= Meisei Goto =

Japanese writer

Meisei Gotō (後藤 明生, Gotō Meisei), also known as Akio Gotō, was a Japanese author.

==Biography==
Gotō was born in Yongheung County, Korea, Empire of Japan (now Kumya County, South Hamgyong Province, North Korea). He fled with his family to Kyūshū, Japan while in junior high school. He studied Russian literature at Waseda University, with particular interest in Nikolai Gogol. He then worked at an advertising agency and a publishing house, before becoming a professional novelist in 1968.

==Major prizes==
- 1977 Hirabayashi Taiko Award for Yume katari (Dreams Speak)
- 1981 Tanizaki Prize for The Courtesan Yoshino (吉野太夫, Yoshino tayū)

==English translations==
- Shot By Both Sides (Hasamiuchi, 1973), trans. Tom Gill, Japanese Literature Publishing Project, 2005 list.

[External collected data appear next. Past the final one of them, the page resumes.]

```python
class UNetEngine:
    def __init__(self, model, precision=None):
        self.model = model
        self.net = _unwrap(model.net)
        self.cfg = model.cfg
        self.dev = next(self.net.parameters()).device
        if self.dev.type != "cuda":
            raise native.CtddError("UNetEngine needs the model on a GPU")
        self.precision = precision or getattr(self.cfg.model, "engine_precision", "bf16")
        if self.precision not in ("bf16", "fp32"):
            raise ValueError(f"unknown engine precision {self.precision}")
        self.precise = self.precision == "fp32"
        self._plans = {}
        self._wver = None
        self._time_w = None

    def _weights_version(self):
        return sum(p._version for p in self.net.parameters()) + 7919 * getattr(self.model, "_weights_version", 0)

    def _pack(self, w2d):
        w = w2d.detach().float().contiguous()
        return (None, w) if self.precise else (w.to(torch.bfloat16).contiguous(), None)

    @staticmethod
    def _w2d(wsrc, segs):
        parts = []
        for (w, c_off), (_, cs, kind) in zip(wsrc, segs):
            w = w.detach().float()
            N = w.shape[0]
            if kind == SEG_1x1:
                parts.append(w.reshape(N, -1)[:, c_off:c_off + cs])
            else:
                parts.append(w[:, c_off:c_off + cs].permute(0, 2, 3, 1).reshape(N, 9 * cs))
        return torch.cat(parts, dim=1).contiguous()


    def _time_weights(self):
        ver = self._weights_version()
        if self._time_w is None or self._time_w[0] != ver:
            net = self.net
            resblocks = [mod.resblocks for mod in list(net.down) + list(net.mid) + list(net.up) if hasattr(mod, "resblocks")]
            pw = torch.cat([rb.time[1].weight.detach().float() for rb in resblocks], 0).t().contiguous()
            pb = torch.cat([rb.time[1].bias.detach().float() for rb in resblocks], 0).contiguous()
            tw = [net.time[1].weight.t(), net.time[1].bias, net.time[3].weight.t(), net.time[3].bias]
            tw = [w.detach().float().contiguous() for w in tw]
            self._time_w = (ver, resblocks, pw, pb, tw)
        return self._time_w[1:]

    def _onepass_max_hw(self):
        return int(getattr(self.cfg.model, "gn_onepass_max_hw", 256))

    def _fuses_resblock(self, rb, Hc, Wc, cs, training):
        return bool(not training and not self.precise and int(getattr(self.cfg.model, "resblock_fused", 1))
                    and Hc * Wc <= self._onepass_max_hw()
                    and resblock_small_covers(Hc, Wc, cs, rb.conv1.weight.shape[0], rb.norm1.num_groups, rb.norm2.num_groups))

    def _fuses_resblock_mid(self, rb, Hc, Wc, cs, training):
        return bool(not training and not self.precise and int(getattr(self.cfg.model, "resblock_fused_mid", 1))
                    and Hc * Wc <= self._onepass_max_hw()
                    and not resblock_small_covers(Hc, Wc, cs, rb.conv1.weight.shape[0], rb.norm1.num_groups, rb.norm2.num_groups)
                    and resblock_mid_covers(Hc, Wc, cs, rb.conv1.weight.shape[0], rb.norm1.num_groups, rb.norm2.num_groups))

    def _runs_conv_rows(self, B, Hc, Wc, cs, rcs, cout, G, residual, training):
        m = self.cfg.model
        return bool(not training and not self.precise and int(getattr(m, "conv_rows", 1))
                    and conv_rows_covers(Hc, Wc, cs, rcs, cout, G, residual)
                    and B * -(-Hc // 14) >= int(getattr(m, "conv_rows_min_wgs", CONV_ROWS_MIN_WGS)))

    def _runs_head_rows(self, B, Hc, Wc, C1, N, G, training):
        m = self.cfg.model
        return bool(not training and not self.precise and int(getattr(m, "conv_rows", 1)) and int(getattr(m, "head_rows", 1))
                    and conv_rows_head_covers(Hc, Wc, C1, N, G)
                    and B * -(-Hc // 14) >= int(getattr(m, "head_rows_min_wgs", HEAD_ROWS_MIN_WGS)))

    def _onepass_gn_covers(self, B, training):
        net, (_, H, W) = self.net, self.cfg.data.shape
        max_hw, threads = self._onepass_max_hw(), int(getattr(self.cfg.model, "gn_threads", 512))
        norms, c = [], net.channel
        for layer in [*list(net.down)[1:], *net.mid, *net.up]:
            if hasattr(layer, "downsample"):
                H, W = (H + 1 - 3) // 2 + 1, (W + 1 - 3) // 2 + 1
            elif not hasattr(layer, "resblocks"):
                H, W = 2 * H, 2 * W
            else:
                rb, c1 = layer.resblocks, layer.resblocks.norm1.num_channels
                cs = [c] if c1 == c else [c, c1 - c]
                if not (self._fuses_resblock(rb, H, W, cs, training) or self._fuses_resblock_mid(rb, H, W, cs, training)):
                    norms += [(H * W, rb.norm1), (H * W, rb.norm2)]
                c = rb.norm2.num_channels
                if layer.attention is not None:
                    norms.append((H * W, layer.attention.norm))
        norms.append((H * W, net.out[0]))
        return all(hw > max_hw or _onepass_slab(B, hw, n.num_channels, n.num_groups, threads) > 0 for hw, n in norms)

    def _build(self, B, x_dtype, logits_out=None, tc=None, logits_bf16=False, uniform_t=False):
        m = self.cfg.model
        onepass_gn = bool((not self.precise) and int(getattr(m, "gn_onepass", 1)) and (tc is None or int(getattr(m, "gn_onepass_train", 1)))
                          and self._onepass_gn_covers(B, tc is not None))
        return _PlanBuilder(self, B, tc, onepass_gn).build(x_dtype, logits_out, logits_bf16, uniform_t)

    def _run_plan(self, st):
        st.stats.zero_()
        st.zpool.zero_()
        for step in st.plan:
            step()

    def _prepare(self, B, x_dtype, x, times, logits_out=None, logits_bf16=False, uniform_t=False, time_row=None):
        st = self._build(B, x_dtype, logits_out, logits_bf16=logits_bf16, uniform_t=uniform_t)
        st.x_in.copy_(x.reshape(st.x_in.shape))
        self._set_time(st, times, time_row)
        self._run_plan(st)
        torch.cuda.synchronize()
        (st.graph,) = self._capture([lambda: self._run_plan(st)], "", "the plan runs as eager launches")
        return st

    def _capture(self, runs, what, then):
        if getattr(self.cfg.model, "engine_graph", True):
            try:
                graphs = []
                for run in runs:
                    graphs.append(torch.cuda.CUDAGraph())
                    with graph_capture(graphs[-1]):
                        run()
                return graphs
            except native.CtddError:
                raise
            except RuntimeError as e:
                import warnings
                warnings.warn(f"[ctdd] UNetEngine: HIP-graph capture{what} failed ({e}); {then}", RuntimeWarning)
                torch.cuda.synchronize()
        return [None] * len(runs)

    @staticmethod
    def _set_time(st, times, time_row):
        if st.time_row:
            if time_row is None or time_row.numel() != st.tproj.numel():
                raise native.CtddError("UNetEngine: this plan takes a precomputed time-projection row (time_table()[i])")
            st.tproj.copy_(time_row.reshape(st.tproj.shape))
        else:
            st.t_in.copy_(times.float())

    @staticmethod
    def _replay(st, x, times, time_row=None):
        st.x_in.copy_(x.reshape(st.x_in.shape))
# ... 168 lines not shown
```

Published in the United States by Counterpoint, fall 2008.

==Selected works==
- Shiteki seikatsu, 1969.
- Waraijigoku, 1969.
- Nani?, 1970.
- Kakarenai hōkoku, 1971.
- Kankei, 1971.
- En to daen no sekai, 1972.
- Gotō Meisei shū, 1972.
- Hasamiuchi (Attacked from Both Sides), 1973.
- Yonjissai no Oburōmofu, 1973.
- Fumbet suzakari no mufumbetsu, 1974.
- Fushigi na temaneki, 1975.
- Nemuri otoko no me, 1975.
- Ōinaru mujun, 1975.
- Omoigawa, 1975.
- Ugetsu monogatari kikō, 1975.
- Meguriai, 1976.
- Hasamiuchi, 1977.
- Waraizaka, 1977.
- Yukikaeri, 1977.
- Yume katari (Dreams Speak)
- Sake neko ningen, 1978.
- Torashima, 1978.
- Yonjissai no Oburōmofu (四十歲 の オブローモフ), Tōkyō : Ōbunsha, 1978.
- Yume to yume no aida, 1978.
- Hari no ana kara, 1979.
- Uso no yō na nichijō, 1979.
- Hachigatsu, 1980.
- Ugetsu Monogatari, Harusame Monogatari, 1980.
- Mieru sekai, mienai sekai, 1981.
- Warai no hōhō : aruiwa Nikorai Gōgori (笑い の 方法 : あるいは ニコライ ゴーゴリ), Tōkyō : Chūō Kōronsha, 1981.
- Yoshinotayū (吉野太夫), 1981.
- Fukushū no jidai, Tōkyō : Fukutake Shoten, 1983.
- Nanji no rinjin (汝 の 隣人), Tōkyō : Kawade Shobō Shinsha, 1983.
- Shōsetsu ikani yomi ikani kaku ka, 1983.
- Omocha no chi, chi, chi (おもちゃ の 知、 知、 知), Tōkyō : Tōjusha, 1984.
- Bungaku ga kawaru toki (文学 が 変る とき), Tōkyō : Chikuma Shobō, 1987.
- Kafuka no meikyū : Akumu no hōhō (カフカ の 迷宮 : 悪夢 の 方法 ), Tōkyō : Iwanami Shoten, 1987.
- Memento mori : Watakushi no shokudō shujutsu taiken (メメント モリ : 私 の 食道 手術 体験), Tōkyō : Chūō Kōronsha, 1990.
- Sukēpu gōto (スケープ ゴート), Tōkyō : Nihon Bungeisha, 1990.